**INPUT**.

# supabase/etl

Hardware: AMD Instinct MI355X
Metric: WAL bytes/s decoded (higher is better)
Workload: dtype u8; 1 GPU; cfg2_fixed_5xint4: 64 MiB batches of CopyData-framed pgoutput, device-resident in / device-resident out, offsets sidecar, NO_CONTROL | ASYNC; batch_bytes=67108819, frames_per_batch=594511, pool_batches=6, parallelism=shard1

## Files before the change

etl_amd/csrc/dev_types.h:

```cpp
#pragma once
#include <stdint.h>

namespace etlg {

enum : uint8_t { FT_BAD = 0 };

struct DevCol {
  uint8_t cls;
  uint8_t nullable;
  uint8_t identity;
  uint8_t key_col;
  uint16_t off_full;
  uint16_t off_key;
  uint16_t key_index;
  uint16_t hr;
};

struct DevSlot {
  uint32_t n_cols, n_ident;
  uint32_t row_full, row_key;
  uint32_t st_full, st_key;
  uint32_t cols_base;
  uint32_t has_var;
  uint32_t key_masks;
// ... 130 lines not shown
  uint32_t keys_base;
};

struct PlanParams {
  unsigned long long* desc;
  unsigned long long* d_clear;
  uint32_t clear_words;
  uint32_t ntiles;
  uint32_t lds_bytes;
  uint32_t rows_off;
  uint32_t n_tabs;
  const PlanTab* tabs;
  const uint32_t* cols;
  uint32_t dbg;
  uint32_t max_row_dw;
  const unsigned long long* pre;
  unsigned long long* pre_out;
  uint32_t* pre_ticket;
  uint32_t pre_tag;
  uint32_t pre_row_dw;
  uint32_t pre_key_dw;
  uint32_t pre_key_below;
  uint32_t pre_key_max;
};

struct ColSel {
  const uint8_t* ev_kind; const uint8_t* ev_flags; const uint32_t* ev_slot; const uint64_t* ev_body;
  uint64_t n_events;
  uint32_t slot, kinds;
  unsigned long long* host_rows;
  uint32_t row_full, row_key;
  uint32_t* blk;
  uint32_t nblocks;
  uint64_t* row_event; uint64_t* row_base;
  uint32_t pb, n_cols;
  uint32_t identity_pk;
  uint32_t pk_comparable;
  const uint8_t* fixed; const uint8_t* heap;
  const uint32_t* cols;
  const uint32_t* kcols;
  uint32_t dl, dl_ident;
  unsigned long long* ice;
};
constexpr unsigned long long kPbDelete = 1ull << 63, kPbKey = 1ull << 62, kPbSecond = 1ull << 61, kPbBase = (1ull << 61) - 1;

constexpr uint32_t kAkNumericStr = 64, kAkTimetzStr = 65, kAkJsonStr = 66;
// ... 74 lines not shown
```

etl_amd/csrc/host_orchestrate.inc:

```

namespace {
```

**EXERCISE OBJECTIVE**. Could you print all of the data above once more, unaltered?

**WRITTEN ANSWER**.
# supabase/etl

Hardware: AMD Instinct MI355X
Metric: WAL bytes/s decoded (higher is better)
Workload: dtype u8; 1 GPU; cfg2_fixed_5xint4: 64 MiB batches of CopyData-framed pgoutput, device-resident in / device-resident out, offsets sidecar, NO_CONTROL | ASYNC; batch_bytes=67108819, frames_per_batch=594511, pool_batches=6, parallelism=shard1

## Files before the change

etl_amd/csrc/dev_types.h:

```cpp
#pragma once
#include <stdint.h>

namespace etlg {

enum : uint8_t { FT_BAD = 0 };

struct DevCol {
  uint8_t cls;
  uint8_t nullable;
  uint8_t identity;
  uint8_t key_col;
  uint16_t off_full;
  uint16_t off_key;
  uint16_t key_index;
  uint16_t hr;
};

struct DevSlot {
  uint32_t n_cols, n_ident;
  uint32_t row_full, row_key;
  uint32_t st_full, st_key;
  uint32_t cols_base;
  uint32_t has_var;
  uint32_t key_masks;
// ... 130 lines not shown
  uint32_t keys_base;
};

struct PlanParams {
  unsigned long long* desc;
  unsigned long long* d_clear;
  uint32_t clear_words;
  uint32_t ntiles;
  uint32_t lds_bytes;
  uint32_t rows_off;
  uint32_t n_tabs;
  const PlanTab* tabs;
  const uint32_t* cols;
  uint32_t dbg;
  uint32_t max_row_dw;
  const unsigned long long* pre;
  unsigned long long* pre_out;
  uint32_t* pre_ticket;
  uint32_t pre_tag;
  uint32_t pre_row_dw;
  uint32_t pre_key_dw;
  uint32_t pre_key_below;
  uint32_t pre_key_max;
};

struct ColSel {
  const uint8_t* ev_kind; const uint8_t* ev_flags; const uint32_t* ev_slot; const uint64_t* ev_body;
  uint64_t n_events;
  uint32_t slot, kinds;
  unsigned long long* host_rows;
  uint32_t row_full, row_key;
  uint32_t* blk;
  uint32_t nblocks;
  uint64_t* row_event; uint64_t* row_base;
  uint32_t pb, n_cols;
  uint32_t identity_pk;
  uint32_t pk_comparable;
  const uint8_t* fixed; const uint8_t* heap;
  const uint32_t* cols;
  const uint32_t* kcols;
  uint32_t dl, dl_ident;
  unsigned long long* ice;
};
constexpr unsigned long long kPbDelete = 1ull << 63, kPbKey = 1ull << 62, kPbSecond = 1ull << 61, kPbBase = (1ull << 61) - 1;

constexpr uint32_t kAkNumericStr = 64, kAkTimetzStr = 65, kAkJsonStr = 66;
// ... 74 lines not shown
```

etl_amd/csrc/host_orchestrate.inc:

```

namespace {
```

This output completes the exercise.